Scan the material below for lines with the word "include" and report how many there are, with nothing added.

◆ ◆ ◆

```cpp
struct TileSeq { long long first, stride, count; };
hipError_t launch_tiles_gather(const float* frames, int H, int W, int ph, int pw, const int* starts , TileSeq seq,
                               float* tiles, hipStream_t st);
hipError_t launch_tiles_gather_norm(const float* f0, const float* f1, int H, int W, int ph, int pw, const int* starts,
                                    TileSeq seq, float w0, float w1, const double norm[6], int from_norm_target,
                                    float* tin, float* ttar, hipStream_t st);
struct MixWeights { float w0, w1, lo0, rng0, lo1, rng1; };
hipError_t launch_tiles_gather_mix(const float* f0, const float* f1, int H, int W, int ph, int pw, const int* starts,
                                   TileSeq seq, const double norm[4], const MixWeights& mw, float* ttar, float* tmix,
                                   float* tcls, hipStream_t st);
int mix_range_blocks(long long pixels);
hipError_t launch_mix_range(const float* f0, const float* f1, long long pixels, const double norm[4], int n, double* part,
                            hipStream_t st);
struct StitchSrc {
  const float* base; int packed; int ph, pw;
  const long long* off; long long rank_stride; int world;
};
hipError_t launch_stitch(const StitchSrc& s, int C, const int* regions , TileSeq seq, float* canvas, int H, int W,
                         const float* gt, double* part, int gx, hipStream_t st);
hipError_t launch_tiles_pack(const float* tiles, int C, int ph, int pw, const int* regions, const long long* off,
                             TileSeq seq, float* flat, hipStream_t st);

struct SsimWindow { double w[11]; };
int image_metrics_tiles(int H, int W);
hipError_t launch_image_metrics(const float* a, const float* b, int planes, int H, int W, int quantize, float lo,
                                float hi, float rng, double c1, double c2, const SsimWindow& win, double* part,
// ... 36 lines not shown
```

Baseline: 2.967 images/s.

## Add short-sequence attention kernel with double-buffered LDS and transposed V reads

Adds a specialized 16-bit attention kernel for sequences of at most two key tiles. It keeps the whole Q block resident in LDS, double-buffers K/V units through two LDS slots with register prefetch, and reads V via ds_read_tr16 transposed loads instead of the generic path. The shared softmax and output-store code is factored into helpers, and an init hook raises the dynamic LDS limit. This trades one workgroup per CU for less staging overhead on short attention calls in the SR3 UNet (low-resolution levels).

Result: no change. 2.992 images/s, median of 6 (+0.8%).

```diff
diff --git a/diffsplitting_amd/csrc/dsx_attn.hip b/diffsplitting_amd/csrc/dsx_attn.hip
--- a/diffsplitting_amd/csrc/dsx_attn.hip
+++ b/diffsplitting_amd/csrc/dsx_attn.hip
@@ -1,4 +1,5 @@
 #include "dsx_kernels.h"
+#include <mutex>
 #include <type_traits>
 #include <utility>
 
@@ -48,6 +49,95 @@
 }
 
 __device__ __forceinline__ int vt_slot(int row, int slot) { return slot ^ (((row >> 3) ^ row) & 15); }
+
+template <int NDB> struct AttnShortLds {
+  static constexpr int KROW = 128 * 2 + 16;
+  static constexpr int VROW = 128 * 2 + 64;
+  static constexpr int QROW = NDB * 256 + 16;
+  static constexpr int PROW = BK * 2 + 16;
+  static constexpr int SLOT = BK * (KROW > VROW ? KROW : VROW);
+  static constexpr size_t BYTES = 2 * (size_t)SLOT + (size_t)BQ * QROW + (size_t)BQ * PROW + 2 * 4 * 32 * sizeof(float);
+  static_assert(BYTES <= 160 * 1024, "one workgroup per CU");
+};
+
+typedef __attribute__((ext_vector_type(4))) short i16x4_a;
+__device__ __forceinline__ uint2 lds_read_tr16(const unsigned char* p) {
+  return __builtin_bit_cast(uint2, __builtin_amdgcn_ds_read_tr16_b64_v4i16((__attribute__((address_space(3))) i16x4_a*)p));
+}
+
+template <int ST>
+__device__ __forceinline__ float attn_softmax_tile(const AttnArgs& a, const f32x16& sacc, int key0, int wave, int li, int lh,
+                                                   float* red, unsigned char* p_lds, int PROW, float& m_run, float& l_run) {
+  constexpr bool F32 = ST == 0;
+  float s[16];
+  float mx = -INFINITY;
+#pragma unroll
+  for (int r = 0; r < 16; ++r) {
+    const int key = key0 + wave * 32 + (r & 3) + 8 * (r >> 2) + 4 * lh;
+    float v = F32 ? sacc[r] / a.div : sacc[r] * a.inv_div;
+    if (key >= a.L) v = -INFINITY;
+    s[r] = v;
+    mx = fmaxf(mx, v);
+  }
+  mx = fmaxf(mx, __shfl_xor(mx, 32, 64));
+  if (lh == 0) red[wave * 32 + li] = mx;
+  __syncthreads();
+  const float tmax = fmaxf(fmaxf(red[li], red[32 + li]), fmaxf(red[64 + li], red[96 + li]));
+  const float m_new = fmaxf(m_run, tmax);
+  const float alpha = F32 ? expf(m_run - m_new) : __expf(m_run - m_new);
+  float psum = 0.f;
+#pragma unroll
+  for (int r = 0; r < 16; ++r) { s[r] = F32 ? expf(s[r] - m_new) : __expf(s[r] - m_new); psum += s[r]; }
+  psum += __shfl_xor(psum, 32, 64);
+  if (lh == 0) red[128 + wave * 32 + li] = psum;
+  if constexpr (F32) {
+    float* pr = (float*)(p_lds + li * PROW);
+#pragma unroll
+    for (int r = 0; r < 16; ++r) pr[wave * 32 + (r & 3) + 8 * (r >> 2) + 4 * lh] = s[r];
+  } else {
+#pragma unroll
+    for (int g = 0; g < 4; ++g) {
+      uint2 w;
+      w.x = pack16(s[4 * g], s[4 * g + 1], std::integral_constant<int, ST>{});
+      w.y = pack16(s[4 * g + 2], s[4 * g + 3], std::integral_constant<int, ST>{});
+      *(uint2*)(p_lds + li * PROW + (wave * 32 + 8 * g + 4 * lh) * 2) = w;
+    }
+  }
+  __syncthreads();
+  const float tsum = (red[128 + li] + red[160 + li]) + (red[192 + li] + red[224 + li]);
+  l_run = l_run * alpha + tsum;
+  m_run = m_new;
+  return alpha;
+}
+
+template <int ST, int NDO>
+__device__ __forceinline__ void attn_store_out(const AttnArgs& a, const f32x16 (&oacc)[NDO], float l_run, int b, int q0,
+                                               int chunk0, int wave, int li, int lh) {
+  constexpr bool F32 = ST == 0;
+  constexpr int ES = AttnT<ST>::ES;
+  const int q = q0 + li;
+  if (q >= a.L) return;
+  const float inv_l = 1.0f / l_run;
+  char* orow = (char*)a.out + ((size_t)b * a.L + q) * (size_t)a.ldo * ES;
+#pragma unroll
+  for (int c = 0; c < NDO; ++c) {
+#pragma unroll
+    for (int g = 0; g < 4; ++g) {
+      const int ch = (chunk0 + c) * 128 + wave * 32 + 8 * g + 4 * lh;
+      if (ch >= a.C) continue;
+      const float x0 = oacc[c][4 * g] * inv_l, x1 = oacc[c][4 * g + 1] * inv_l;
+      const float x2 = oacc[c][4 * g + 2] * inv_l, x3 = oacc[c][4 * g + 3] * inv_l;
+      if constexpr (F32) {
+        *(float4*)(orow + (size_t)ch * 4) = make_float4(x0, x1, x2, x3);
+      } else {
+        uint2 w;
+        w.x = pack16(x0, x1, std::integral_constant<int, ST>{});
+        w.y = pack16(x2, x3, std::integral_constant<int, ST>{});
+        *(uint2*)(orow + (size_t)ch * 2) = w;
+      }
+    }
+  }
+}
 
 }
 
@@ -93,10 +183,7 @@
   constexpr int SEGS = (DC * ES) / 16;
   static_assert(SEGS == 16, "a staged K/Q row is 256 bytes");
   const int seg = tid & 15, rsub = tid >> 4;
-#ifndef DSX_ATTN_PD
-#define DSX_ATTN_PD 2
-#endif
-  constexpr int PD = (KUNITS + VUNITS) < DSX_ATTN_PD ? (KUNITS + VUNITS) : DSX_ATTN_PD;
+  constexpr int PD = 2;
   uint4 pre[PD][10];
 
   const __amdgpu_buffer_rsrc_t rs = __builtin_amdgcn_make_buffer_rsrc(
@@ -222,44 +309,7 @@
             sacc = mfma16<ST>(*(const uint4*)(kr + s * 32), *(const uint4*)(qr + s * 32), sacc);
         }
         if constexpr (u == KUNITS - 1) {
-          float s[16];
-          float mx = -INFINITY;
-#pragma unroll
-          for (int r = 0; r < 16; ++r) {
-            const int key = key0 + wave * 32 + (r & 3) + 8 * (r >> 2) + 4 * lh;
-            float v = F32 ? sacc[r] / a.div : sacc[r] * a.inv_div;
-            if (key >= a.L) v = -INFINITY;
-            s[r] = v;
-            mx = fmaxf(mx, v);
-          }
-          mx = fmaxf(mx, __shfl_xor(mx, 32, 64));
-          if (lh == 0) red[wave * 32 + li] = mx;
-          __syncthreads();
-          const float tmax = fmaxf(fmaxf(red[li], red[32 + li]), fmaxf(red[64 + li], red[96 + li]));
-          const float m_new = fmaxf(m_run, tmax);
-          const float alpha = F32 ? expf(m_run - m_new) : __expf(m_run - m_new);
-          float psum = 0.f;
-#pragma unroll
-          for (int r = 0; r < 16; ++r) { s[r] = F32 ? expf(s[r] - m_new) : __expf(s[r] - m_new); psum += s[r]; }
-          psum += __shfl_xor(psum, 32, 64);
-          if (lh == 0) red[128 + wave * 32 + li] = psum;
-          if constexpr (F32) {
-            float* pr = (float*)(p_lds + li * PROW);
-#pragma unroll
-            for (int r = 0; r < 16; ++r) pr[wave * 32 + (r & 3) + 8 * (r >> 2) + 4 * lh] = s[r];
-          } else {
-#pragma unroll
-            for (int g = 0; g < 4; ++g) {
-              uint2 w;
-              w.x = pack16(s[4 * g], s[4 * g + 1], std::integral_constant<int, ST>{});
-              w.y = pack16(s[4 * g + 2], s[4 * g + 3], std::integral_constant<int, ST>{});
-              *(uint2*)(p_lds + li * PROW + (wave * 32 + 8 * g + 4 * lh) * 2) = w;
-            }
-          }
-          __syncthreads();
-          const float tsum = (red[128 + li] + red[160 + li]) + (red[192 + li] + red[224 + li]);
-          l_run = l_run * alpha + tsum;
-          m_run = m_new;
+          const float alpha = attn_softmax_tile<ST>(a, sacc, key0, wave, li, lh, red, p_lds, PROW, m_run, l_run);
 #pragma unroll
           for (int c = 0; c < NDO; ++c)
 #pragma unroll
@@ -287,30 +337,126 @@
     });
   }
 
-  const int q = q0 + li;
-  if (q >= a.L) return;
-  const float inv_l = 1.0f / l_run;
-  char* orow = (char*)a.out + ((size_t)b * a.L + q) * (size_t)a.ldo * ES;
-#pragma unroll
-  for (int c = 0; c < NDO; ++c) {
-#pragma unroll
-    for (int g = 0; g < 4; ++g) {
-      const int ch = (chunk0 + c) * 128 + wave * 32 + 8 * g + 4 * lh;
-      if (ch >= a.C) continue;
-      const float x0 = oacc[c][4 * g] * inv_l, x1 = oacc[c][4 * g + 1] * inv_l;
-      const float x2 = oacc[c][4 * g + 2] * inv_l, x3 = oacc[c][4 * g + 3] * inv_l;
-      if constexpr (F32) {
-        *(float4*)(orow + (size_t)ch * 4) = make_float4(x0, x1, x2, x3);
+  attn_store_out<ST, NDO>(a, oacc, l_run, b, q0, chunk0, wave, li, lh);
+}
+
+template <int ST, int NDB, int CS>
+__global__ __launch_bounds__(256, 1) void k_attn_short(const AttnArgs a) {
+  static_assert(ST != 0 && NDB % CS == 0, "16-bit operands; whole chunks per workgroup");
+  constexpr int NDO = NDB / CS;
+  constexpr int ES = 2;
+  constexpr int KROW = AttnShortLds<NDB>::KROW, VROW = AttnShortLds<NDB>::VROW, QROW = AttnShortLds<NDB>::QROW;
+  constexpr int PROW = AttnShortLds<NDB>::PROW, SLOT = AttnShortLds<NDB>::SLOT;
+  constexpr int KUNITS = NDB, VUNITS = NDO, UPT = KUNITS + VUNITS;
+  static_assert(UPT % 2 == 0, "the LDS slot and the register set of a unit are compile-time constants");
+
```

◆ ◆ ◆

Answer for this exercise >>
4